>>>

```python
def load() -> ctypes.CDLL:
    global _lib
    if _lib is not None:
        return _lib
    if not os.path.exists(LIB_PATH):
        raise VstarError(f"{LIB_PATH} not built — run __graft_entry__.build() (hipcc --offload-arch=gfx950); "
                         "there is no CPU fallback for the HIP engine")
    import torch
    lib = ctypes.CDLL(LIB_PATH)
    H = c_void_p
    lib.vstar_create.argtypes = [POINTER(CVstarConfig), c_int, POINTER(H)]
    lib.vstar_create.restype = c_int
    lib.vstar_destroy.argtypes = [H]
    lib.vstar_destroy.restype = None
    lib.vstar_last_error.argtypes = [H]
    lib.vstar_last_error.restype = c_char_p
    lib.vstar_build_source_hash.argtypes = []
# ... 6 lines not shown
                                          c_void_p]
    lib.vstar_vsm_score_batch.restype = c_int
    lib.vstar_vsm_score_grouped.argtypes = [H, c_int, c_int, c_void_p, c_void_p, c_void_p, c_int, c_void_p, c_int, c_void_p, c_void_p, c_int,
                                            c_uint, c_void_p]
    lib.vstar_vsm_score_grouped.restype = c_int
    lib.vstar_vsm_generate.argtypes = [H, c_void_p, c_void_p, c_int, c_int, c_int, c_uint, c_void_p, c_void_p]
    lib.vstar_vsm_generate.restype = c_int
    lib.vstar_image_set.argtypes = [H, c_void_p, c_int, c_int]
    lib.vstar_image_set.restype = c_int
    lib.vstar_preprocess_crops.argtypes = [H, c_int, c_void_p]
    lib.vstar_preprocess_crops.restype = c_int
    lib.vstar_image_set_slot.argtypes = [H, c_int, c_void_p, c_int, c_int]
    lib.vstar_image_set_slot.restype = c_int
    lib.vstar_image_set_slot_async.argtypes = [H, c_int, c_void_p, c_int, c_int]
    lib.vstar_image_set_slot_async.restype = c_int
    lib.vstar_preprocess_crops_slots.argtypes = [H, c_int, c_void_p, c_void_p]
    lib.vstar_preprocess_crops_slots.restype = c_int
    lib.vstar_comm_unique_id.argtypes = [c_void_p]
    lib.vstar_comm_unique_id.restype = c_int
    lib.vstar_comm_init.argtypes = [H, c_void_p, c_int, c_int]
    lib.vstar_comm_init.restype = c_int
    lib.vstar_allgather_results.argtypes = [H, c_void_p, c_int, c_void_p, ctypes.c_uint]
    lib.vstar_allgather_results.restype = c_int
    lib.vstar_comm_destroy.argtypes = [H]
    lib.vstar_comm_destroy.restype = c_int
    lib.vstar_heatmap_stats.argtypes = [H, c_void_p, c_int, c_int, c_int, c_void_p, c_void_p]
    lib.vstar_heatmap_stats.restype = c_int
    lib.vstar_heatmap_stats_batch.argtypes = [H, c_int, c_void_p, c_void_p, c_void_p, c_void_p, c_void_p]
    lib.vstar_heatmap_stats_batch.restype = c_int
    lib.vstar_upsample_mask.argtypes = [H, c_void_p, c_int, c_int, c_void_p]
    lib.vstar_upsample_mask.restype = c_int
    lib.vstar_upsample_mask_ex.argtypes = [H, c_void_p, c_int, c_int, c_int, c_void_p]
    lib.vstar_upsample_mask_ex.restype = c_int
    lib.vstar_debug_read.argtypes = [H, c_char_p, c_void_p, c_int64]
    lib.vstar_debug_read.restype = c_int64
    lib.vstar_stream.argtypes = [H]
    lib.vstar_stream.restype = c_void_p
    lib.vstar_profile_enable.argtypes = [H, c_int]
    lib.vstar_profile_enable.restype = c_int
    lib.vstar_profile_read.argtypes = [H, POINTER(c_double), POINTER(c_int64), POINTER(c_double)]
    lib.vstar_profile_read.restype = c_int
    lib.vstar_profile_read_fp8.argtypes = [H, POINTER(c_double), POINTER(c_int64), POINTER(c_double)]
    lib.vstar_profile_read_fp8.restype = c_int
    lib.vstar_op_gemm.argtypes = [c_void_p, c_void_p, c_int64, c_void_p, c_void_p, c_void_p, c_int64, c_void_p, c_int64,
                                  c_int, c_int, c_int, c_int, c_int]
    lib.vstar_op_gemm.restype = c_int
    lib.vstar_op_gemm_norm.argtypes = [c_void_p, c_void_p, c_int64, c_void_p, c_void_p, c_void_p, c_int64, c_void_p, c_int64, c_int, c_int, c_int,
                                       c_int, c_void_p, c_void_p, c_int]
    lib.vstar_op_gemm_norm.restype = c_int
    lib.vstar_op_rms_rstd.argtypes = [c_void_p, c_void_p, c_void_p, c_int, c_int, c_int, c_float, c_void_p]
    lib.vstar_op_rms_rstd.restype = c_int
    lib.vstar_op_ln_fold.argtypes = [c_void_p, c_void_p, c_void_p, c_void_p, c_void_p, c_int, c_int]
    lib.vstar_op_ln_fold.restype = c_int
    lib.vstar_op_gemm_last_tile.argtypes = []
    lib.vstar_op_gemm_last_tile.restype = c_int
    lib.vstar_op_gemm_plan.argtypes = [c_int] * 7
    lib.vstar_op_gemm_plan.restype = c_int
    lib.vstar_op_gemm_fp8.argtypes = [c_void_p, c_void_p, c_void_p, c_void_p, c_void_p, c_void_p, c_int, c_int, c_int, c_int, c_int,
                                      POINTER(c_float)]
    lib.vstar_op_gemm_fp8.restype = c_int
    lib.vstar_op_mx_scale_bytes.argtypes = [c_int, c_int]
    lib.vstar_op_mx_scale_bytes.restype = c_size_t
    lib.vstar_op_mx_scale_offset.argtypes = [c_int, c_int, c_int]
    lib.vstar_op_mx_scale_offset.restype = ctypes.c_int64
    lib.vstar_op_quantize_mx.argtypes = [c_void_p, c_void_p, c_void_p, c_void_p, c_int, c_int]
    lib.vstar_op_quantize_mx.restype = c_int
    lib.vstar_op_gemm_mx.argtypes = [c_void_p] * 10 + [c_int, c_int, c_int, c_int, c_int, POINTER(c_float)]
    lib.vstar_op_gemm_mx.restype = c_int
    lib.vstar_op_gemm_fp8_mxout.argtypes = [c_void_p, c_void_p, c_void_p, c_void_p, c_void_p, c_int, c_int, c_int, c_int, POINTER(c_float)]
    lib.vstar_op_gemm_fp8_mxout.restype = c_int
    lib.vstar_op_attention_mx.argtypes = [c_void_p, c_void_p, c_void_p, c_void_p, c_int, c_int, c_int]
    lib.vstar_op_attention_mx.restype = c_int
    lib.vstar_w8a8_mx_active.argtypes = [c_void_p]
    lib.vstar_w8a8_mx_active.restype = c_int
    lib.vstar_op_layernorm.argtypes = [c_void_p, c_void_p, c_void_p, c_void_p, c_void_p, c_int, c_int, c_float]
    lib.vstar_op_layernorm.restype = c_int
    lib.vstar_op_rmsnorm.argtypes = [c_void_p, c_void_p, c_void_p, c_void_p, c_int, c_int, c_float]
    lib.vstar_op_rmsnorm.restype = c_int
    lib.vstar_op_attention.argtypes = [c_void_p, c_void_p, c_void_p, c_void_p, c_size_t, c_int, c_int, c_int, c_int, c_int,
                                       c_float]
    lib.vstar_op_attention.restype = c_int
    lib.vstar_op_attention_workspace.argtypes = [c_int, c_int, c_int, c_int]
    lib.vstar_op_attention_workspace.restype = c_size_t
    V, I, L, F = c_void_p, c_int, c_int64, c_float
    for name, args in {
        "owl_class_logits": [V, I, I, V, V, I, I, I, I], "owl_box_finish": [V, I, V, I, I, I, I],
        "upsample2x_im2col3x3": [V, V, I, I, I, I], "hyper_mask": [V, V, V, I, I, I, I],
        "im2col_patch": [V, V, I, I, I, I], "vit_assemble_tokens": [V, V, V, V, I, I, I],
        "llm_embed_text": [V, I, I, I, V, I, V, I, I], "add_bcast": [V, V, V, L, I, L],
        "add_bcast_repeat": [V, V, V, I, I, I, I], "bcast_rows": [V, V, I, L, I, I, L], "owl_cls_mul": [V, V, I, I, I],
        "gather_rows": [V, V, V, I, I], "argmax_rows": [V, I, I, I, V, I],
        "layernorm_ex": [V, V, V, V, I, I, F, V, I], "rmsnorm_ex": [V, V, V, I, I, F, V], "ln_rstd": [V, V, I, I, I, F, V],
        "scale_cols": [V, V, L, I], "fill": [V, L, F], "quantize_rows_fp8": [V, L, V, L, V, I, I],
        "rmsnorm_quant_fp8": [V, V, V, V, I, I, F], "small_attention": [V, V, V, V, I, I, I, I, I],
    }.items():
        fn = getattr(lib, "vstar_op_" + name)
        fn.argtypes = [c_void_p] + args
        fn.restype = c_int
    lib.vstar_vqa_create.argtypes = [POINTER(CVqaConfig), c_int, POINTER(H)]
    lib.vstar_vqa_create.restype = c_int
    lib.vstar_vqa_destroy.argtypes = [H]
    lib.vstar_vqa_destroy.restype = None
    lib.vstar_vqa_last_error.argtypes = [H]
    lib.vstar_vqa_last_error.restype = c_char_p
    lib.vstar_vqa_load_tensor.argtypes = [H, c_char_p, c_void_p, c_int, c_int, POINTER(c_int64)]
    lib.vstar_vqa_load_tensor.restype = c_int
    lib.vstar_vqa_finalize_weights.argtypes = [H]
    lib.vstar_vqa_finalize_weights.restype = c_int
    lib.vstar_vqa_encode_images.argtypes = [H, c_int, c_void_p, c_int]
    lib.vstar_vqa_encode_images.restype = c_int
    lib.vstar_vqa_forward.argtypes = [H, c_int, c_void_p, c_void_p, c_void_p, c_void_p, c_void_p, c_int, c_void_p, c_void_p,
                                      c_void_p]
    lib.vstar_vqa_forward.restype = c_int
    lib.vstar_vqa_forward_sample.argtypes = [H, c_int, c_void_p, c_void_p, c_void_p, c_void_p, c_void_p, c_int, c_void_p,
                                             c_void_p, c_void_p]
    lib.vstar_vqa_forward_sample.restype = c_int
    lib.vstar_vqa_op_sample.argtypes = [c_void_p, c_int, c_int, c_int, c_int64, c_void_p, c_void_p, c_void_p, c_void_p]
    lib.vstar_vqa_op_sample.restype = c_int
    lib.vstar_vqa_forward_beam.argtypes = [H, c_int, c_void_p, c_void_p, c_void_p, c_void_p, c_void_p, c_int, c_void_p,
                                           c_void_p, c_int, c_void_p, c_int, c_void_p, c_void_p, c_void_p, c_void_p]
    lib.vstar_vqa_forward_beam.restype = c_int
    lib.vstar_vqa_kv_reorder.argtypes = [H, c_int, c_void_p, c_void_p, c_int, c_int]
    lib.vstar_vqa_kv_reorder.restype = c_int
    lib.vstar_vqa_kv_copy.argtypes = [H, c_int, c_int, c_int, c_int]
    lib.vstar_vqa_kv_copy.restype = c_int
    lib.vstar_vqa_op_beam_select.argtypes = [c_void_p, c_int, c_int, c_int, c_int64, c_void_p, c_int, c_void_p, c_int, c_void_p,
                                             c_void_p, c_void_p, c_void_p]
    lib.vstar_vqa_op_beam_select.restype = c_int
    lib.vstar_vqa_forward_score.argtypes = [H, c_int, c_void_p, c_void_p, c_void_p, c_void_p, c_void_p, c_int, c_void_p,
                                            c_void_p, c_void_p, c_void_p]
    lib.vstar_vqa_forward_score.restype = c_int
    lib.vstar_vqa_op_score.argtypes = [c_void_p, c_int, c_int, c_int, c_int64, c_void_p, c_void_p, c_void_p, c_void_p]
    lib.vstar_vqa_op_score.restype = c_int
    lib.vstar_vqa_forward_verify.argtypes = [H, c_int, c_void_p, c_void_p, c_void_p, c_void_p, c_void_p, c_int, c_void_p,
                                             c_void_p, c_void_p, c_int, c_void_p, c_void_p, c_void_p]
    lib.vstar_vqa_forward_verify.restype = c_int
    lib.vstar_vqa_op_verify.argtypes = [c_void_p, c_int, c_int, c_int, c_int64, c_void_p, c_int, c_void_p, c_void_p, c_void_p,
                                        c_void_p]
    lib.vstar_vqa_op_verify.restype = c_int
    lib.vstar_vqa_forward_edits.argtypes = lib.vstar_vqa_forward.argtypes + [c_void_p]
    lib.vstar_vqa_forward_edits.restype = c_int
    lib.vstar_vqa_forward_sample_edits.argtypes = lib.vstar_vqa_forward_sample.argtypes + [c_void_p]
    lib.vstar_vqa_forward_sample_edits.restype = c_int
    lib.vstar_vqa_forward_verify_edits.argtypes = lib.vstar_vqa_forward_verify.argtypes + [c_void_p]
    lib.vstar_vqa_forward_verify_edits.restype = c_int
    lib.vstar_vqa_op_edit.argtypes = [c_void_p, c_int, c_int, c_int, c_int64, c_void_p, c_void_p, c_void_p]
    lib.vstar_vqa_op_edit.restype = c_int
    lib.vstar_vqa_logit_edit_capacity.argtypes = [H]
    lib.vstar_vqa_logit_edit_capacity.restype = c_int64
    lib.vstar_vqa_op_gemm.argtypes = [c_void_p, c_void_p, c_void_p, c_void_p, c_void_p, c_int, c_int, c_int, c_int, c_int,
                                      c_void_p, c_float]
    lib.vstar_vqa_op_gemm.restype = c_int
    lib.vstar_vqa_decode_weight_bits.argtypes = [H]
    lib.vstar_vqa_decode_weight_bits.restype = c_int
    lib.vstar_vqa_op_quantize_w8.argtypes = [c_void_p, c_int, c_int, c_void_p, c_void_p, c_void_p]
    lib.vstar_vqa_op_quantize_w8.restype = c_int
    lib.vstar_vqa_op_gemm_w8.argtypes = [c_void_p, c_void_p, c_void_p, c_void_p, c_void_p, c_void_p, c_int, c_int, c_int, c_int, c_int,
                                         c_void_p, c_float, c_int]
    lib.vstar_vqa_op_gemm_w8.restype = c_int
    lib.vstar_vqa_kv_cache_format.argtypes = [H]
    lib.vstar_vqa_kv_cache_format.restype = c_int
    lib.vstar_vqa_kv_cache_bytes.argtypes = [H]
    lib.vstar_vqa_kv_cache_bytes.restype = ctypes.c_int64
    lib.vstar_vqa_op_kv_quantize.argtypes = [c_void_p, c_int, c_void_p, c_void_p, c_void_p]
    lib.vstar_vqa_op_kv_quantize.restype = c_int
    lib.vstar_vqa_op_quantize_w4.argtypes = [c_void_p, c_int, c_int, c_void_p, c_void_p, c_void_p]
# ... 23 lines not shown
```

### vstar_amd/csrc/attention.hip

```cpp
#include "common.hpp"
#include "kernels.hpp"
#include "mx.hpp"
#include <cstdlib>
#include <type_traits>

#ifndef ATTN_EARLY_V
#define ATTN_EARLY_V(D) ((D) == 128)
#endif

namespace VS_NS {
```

<<<
>>>

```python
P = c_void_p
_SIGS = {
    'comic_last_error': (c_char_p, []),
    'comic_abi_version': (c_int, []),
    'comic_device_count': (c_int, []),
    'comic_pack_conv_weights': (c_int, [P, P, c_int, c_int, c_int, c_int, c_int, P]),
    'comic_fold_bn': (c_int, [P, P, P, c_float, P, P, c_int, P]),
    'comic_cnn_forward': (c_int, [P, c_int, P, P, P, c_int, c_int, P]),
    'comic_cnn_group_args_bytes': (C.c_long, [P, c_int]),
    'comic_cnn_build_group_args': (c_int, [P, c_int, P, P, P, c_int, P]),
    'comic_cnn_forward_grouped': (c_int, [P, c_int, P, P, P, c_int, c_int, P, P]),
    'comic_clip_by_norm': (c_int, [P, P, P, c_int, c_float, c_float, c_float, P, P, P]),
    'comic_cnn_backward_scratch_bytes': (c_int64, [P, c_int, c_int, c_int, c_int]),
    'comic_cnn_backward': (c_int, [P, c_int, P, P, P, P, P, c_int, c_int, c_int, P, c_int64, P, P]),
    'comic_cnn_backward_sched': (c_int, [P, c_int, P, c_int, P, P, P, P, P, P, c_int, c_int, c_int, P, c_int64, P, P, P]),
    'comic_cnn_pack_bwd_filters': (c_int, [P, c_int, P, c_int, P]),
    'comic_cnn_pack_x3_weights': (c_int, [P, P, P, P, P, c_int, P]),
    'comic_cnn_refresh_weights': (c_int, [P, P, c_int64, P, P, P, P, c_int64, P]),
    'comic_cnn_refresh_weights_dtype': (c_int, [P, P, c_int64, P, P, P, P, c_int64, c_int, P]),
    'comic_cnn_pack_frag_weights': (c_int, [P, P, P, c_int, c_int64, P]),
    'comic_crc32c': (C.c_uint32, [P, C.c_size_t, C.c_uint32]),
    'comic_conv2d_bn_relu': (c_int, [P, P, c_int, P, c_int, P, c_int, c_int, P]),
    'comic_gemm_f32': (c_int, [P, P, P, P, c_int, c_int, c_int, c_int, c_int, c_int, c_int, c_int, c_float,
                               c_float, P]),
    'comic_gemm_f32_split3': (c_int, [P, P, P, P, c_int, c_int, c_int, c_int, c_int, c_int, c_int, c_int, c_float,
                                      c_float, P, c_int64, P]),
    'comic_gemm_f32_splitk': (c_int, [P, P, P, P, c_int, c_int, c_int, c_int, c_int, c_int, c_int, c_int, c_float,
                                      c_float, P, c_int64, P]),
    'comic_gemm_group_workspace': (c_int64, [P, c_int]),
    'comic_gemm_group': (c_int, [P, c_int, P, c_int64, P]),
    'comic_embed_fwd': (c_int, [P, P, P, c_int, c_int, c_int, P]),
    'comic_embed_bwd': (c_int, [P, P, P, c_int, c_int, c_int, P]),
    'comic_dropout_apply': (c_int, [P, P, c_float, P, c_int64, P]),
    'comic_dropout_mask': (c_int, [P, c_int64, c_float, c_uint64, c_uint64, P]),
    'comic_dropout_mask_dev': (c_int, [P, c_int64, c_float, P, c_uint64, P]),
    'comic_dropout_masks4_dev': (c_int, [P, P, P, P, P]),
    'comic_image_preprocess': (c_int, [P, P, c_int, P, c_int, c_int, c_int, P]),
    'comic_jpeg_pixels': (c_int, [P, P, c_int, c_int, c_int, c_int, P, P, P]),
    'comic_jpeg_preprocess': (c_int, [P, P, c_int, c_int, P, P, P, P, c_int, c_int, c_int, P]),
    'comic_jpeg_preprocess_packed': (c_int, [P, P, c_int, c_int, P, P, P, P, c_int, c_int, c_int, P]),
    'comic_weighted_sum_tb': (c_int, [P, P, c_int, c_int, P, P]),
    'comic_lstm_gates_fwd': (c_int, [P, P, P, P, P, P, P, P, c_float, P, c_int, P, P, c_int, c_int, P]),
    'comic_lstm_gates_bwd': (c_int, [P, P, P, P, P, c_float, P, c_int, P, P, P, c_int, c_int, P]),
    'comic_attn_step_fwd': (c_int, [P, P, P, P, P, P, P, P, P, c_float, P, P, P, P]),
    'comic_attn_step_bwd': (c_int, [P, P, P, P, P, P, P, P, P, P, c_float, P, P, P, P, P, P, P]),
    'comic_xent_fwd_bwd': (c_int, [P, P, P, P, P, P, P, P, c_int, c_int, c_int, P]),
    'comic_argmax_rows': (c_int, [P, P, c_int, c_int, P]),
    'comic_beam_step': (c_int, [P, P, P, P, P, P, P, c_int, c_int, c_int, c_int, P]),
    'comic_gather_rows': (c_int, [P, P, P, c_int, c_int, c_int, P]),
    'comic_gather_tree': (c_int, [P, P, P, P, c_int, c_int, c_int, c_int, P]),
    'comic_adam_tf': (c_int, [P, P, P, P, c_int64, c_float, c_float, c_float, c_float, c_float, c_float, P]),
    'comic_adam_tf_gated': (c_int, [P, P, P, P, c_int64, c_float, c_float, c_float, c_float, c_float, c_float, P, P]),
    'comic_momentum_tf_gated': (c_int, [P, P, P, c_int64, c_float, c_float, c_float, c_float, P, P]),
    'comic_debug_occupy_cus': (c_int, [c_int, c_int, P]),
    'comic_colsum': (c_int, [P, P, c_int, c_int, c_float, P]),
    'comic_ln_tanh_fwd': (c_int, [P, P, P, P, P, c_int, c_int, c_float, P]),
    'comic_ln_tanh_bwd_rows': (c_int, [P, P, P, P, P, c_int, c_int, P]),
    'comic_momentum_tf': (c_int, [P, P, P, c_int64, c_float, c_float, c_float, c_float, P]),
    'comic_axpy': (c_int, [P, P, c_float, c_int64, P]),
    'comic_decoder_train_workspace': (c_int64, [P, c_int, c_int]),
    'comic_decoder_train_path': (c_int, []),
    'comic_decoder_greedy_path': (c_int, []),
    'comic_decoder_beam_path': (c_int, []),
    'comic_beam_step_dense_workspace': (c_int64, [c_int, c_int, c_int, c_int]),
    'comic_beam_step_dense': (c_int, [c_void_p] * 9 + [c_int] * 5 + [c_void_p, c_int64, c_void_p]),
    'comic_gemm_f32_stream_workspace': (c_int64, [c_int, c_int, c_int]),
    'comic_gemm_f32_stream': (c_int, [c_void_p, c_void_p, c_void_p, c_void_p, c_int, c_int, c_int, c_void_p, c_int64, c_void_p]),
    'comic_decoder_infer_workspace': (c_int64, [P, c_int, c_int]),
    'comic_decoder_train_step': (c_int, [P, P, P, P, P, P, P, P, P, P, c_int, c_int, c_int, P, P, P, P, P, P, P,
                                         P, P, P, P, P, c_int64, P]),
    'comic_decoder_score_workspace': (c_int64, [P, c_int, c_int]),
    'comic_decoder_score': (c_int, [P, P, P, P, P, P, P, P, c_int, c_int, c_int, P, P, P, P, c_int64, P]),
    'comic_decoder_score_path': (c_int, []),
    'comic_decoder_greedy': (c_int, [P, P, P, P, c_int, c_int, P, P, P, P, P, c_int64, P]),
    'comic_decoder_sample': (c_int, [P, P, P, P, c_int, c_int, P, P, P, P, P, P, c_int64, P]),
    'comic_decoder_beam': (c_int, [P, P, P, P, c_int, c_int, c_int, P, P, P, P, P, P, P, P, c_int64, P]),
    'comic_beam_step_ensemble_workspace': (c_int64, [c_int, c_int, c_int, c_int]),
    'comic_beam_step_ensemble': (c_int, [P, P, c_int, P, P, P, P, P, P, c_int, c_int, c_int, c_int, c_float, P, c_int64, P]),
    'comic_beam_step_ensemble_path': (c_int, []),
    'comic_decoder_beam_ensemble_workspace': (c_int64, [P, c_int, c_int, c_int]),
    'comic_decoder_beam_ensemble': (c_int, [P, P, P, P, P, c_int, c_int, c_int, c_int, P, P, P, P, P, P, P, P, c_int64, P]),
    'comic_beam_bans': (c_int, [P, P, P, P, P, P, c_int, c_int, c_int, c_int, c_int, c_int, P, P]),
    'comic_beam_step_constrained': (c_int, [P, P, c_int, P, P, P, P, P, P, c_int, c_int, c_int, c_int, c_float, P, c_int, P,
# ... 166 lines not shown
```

<<<
>>>

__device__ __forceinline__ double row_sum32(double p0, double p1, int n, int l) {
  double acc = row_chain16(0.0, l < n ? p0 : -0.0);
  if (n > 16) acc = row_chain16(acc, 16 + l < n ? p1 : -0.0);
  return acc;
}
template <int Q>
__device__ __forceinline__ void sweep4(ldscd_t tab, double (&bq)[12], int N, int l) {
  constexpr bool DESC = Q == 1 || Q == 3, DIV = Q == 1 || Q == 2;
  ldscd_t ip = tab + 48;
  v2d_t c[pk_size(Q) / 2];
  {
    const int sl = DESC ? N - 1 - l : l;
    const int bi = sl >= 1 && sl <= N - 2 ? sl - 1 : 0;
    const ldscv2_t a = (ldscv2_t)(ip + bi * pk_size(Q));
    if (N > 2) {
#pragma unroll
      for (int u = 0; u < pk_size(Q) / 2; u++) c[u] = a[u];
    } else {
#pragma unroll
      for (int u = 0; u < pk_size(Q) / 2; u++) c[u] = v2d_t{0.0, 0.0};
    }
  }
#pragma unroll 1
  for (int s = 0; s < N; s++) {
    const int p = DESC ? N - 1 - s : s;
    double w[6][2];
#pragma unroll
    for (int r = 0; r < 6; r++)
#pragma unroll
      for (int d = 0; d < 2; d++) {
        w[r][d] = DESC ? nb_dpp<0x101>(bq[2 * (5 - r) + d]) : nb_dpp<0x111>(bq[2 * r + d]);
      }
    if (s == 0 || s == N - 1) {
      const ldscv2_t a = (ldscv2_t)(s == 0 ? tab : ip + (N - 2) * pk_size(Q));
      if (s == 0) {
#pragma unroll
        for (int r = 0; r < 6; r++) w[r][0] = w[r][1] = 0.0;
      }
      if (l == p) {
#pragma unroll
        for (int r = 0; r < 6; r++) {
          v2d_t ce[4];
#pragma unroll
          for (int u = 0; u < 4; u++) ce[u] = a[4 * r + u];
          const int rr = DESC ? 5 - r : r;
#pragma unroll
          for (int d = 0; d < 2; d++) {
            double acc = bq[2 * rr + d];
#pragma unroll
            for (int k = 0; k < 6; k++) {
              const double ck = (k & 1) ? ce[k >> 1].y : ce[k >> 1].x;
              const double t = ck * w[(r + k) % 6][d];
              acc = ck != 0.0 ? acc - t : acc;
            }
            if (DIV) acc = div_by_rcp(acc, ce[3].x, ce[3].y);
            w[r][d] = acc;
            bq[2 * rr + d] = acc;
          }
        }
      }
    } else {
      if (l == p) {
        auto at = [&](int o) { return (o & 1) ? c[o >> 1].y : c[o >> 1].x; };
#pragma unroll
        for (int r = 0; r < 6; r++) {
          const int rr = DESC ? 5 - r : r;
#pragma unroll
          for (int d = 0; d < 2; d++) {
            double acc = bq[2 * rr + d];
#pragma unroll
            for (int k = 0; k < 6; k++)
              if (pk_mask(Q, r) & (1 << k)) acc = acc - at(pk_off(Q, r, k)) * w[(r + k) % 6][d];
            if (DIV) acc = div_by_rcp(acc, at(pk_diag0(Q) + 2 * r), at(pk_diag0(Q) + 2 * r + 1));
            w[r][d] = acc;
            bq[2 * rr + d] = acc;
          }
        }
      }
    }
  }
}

<<<

| What you are asked to do |
Using the entries above, output exactly the lines between the line holding "const int p = DESC ? N - 1 - s : s;" and the line holding "if (pk_mask(Q, r)", end lines included, and nothing more.

| Written solution |
    const int p = DESC ? N - 1 - s : s;
    double w[6][2];
#pragma unroll
    for (int r = 0; r < 6; r++)
#pragma unroll
      for (int d = 0; d < 2; d++) {
        w[r][d] = DESC ? nb_dpp<0x101>(bq[2 * (5 - r) + d]) : nb_dpp<0x111>(bq[2 * r + d]);
      }
    if (s == 0 || s == N - 1) {
      const ldscv2_t a = (ldscv2_t)(s == 0 ? tab : ip + (N - 2) * pk_size(Q));
      if (s == 0) {
#pragma unroll
        for (int r = 0; r < 6; r++) w[r][0] = w[r][1] = 0.0;
      }
      if (l == p) {
#pragma unroll
        for (int r = 0; r < 6; r++) {
          v2d_t ce[4];
#pragma unroll
          for (int u = 0; u < 4; u++) ce[u] = a[4 * r + u];
          const int rr = DESC ? 5 - r : r;
#pragma unroll
          for (int d = 0; d < 2; d++) {
            double acc = bq[2 * rr + d];
#pragma unroll
            for (int k = 0; k < 6; k++) {
              const double ck = (k & 1) ? ce[k >> 1].y : ce[k >> 1].x;
              const double t = ck * w[(r + k) % 6][d];
              acc = ck != 0.0 ? acc - t : acc;
            }
            if (DIV) acc = div_by_rcp(acc, ce[3].x, ce[3].y);
            w[r][d] = acc;
            bq[2 * rr + d] = acc;
          }
        }
      }
    } else {
      if (l == p) {
        auto at = [&](int o) { return (o & 1) ? c[o >> 1].y : c[o >> 1].x; };
#pragma unroll
        for (int r = 0; r < 6; r++) {
          const int rr = DESC ? 5 - r : r;
#pragma unroll
          for (int d = 0; d < 2; d++) {
            double acc = bq[2 * rr + d];
#pragma unroll
            for (int k = 0; k < 6; k++)
              if (pk_mask(Q, r) & (1 << k)) acc = acc - at(pk_off(Q, r, k)) * w[(r + k) % 6][d];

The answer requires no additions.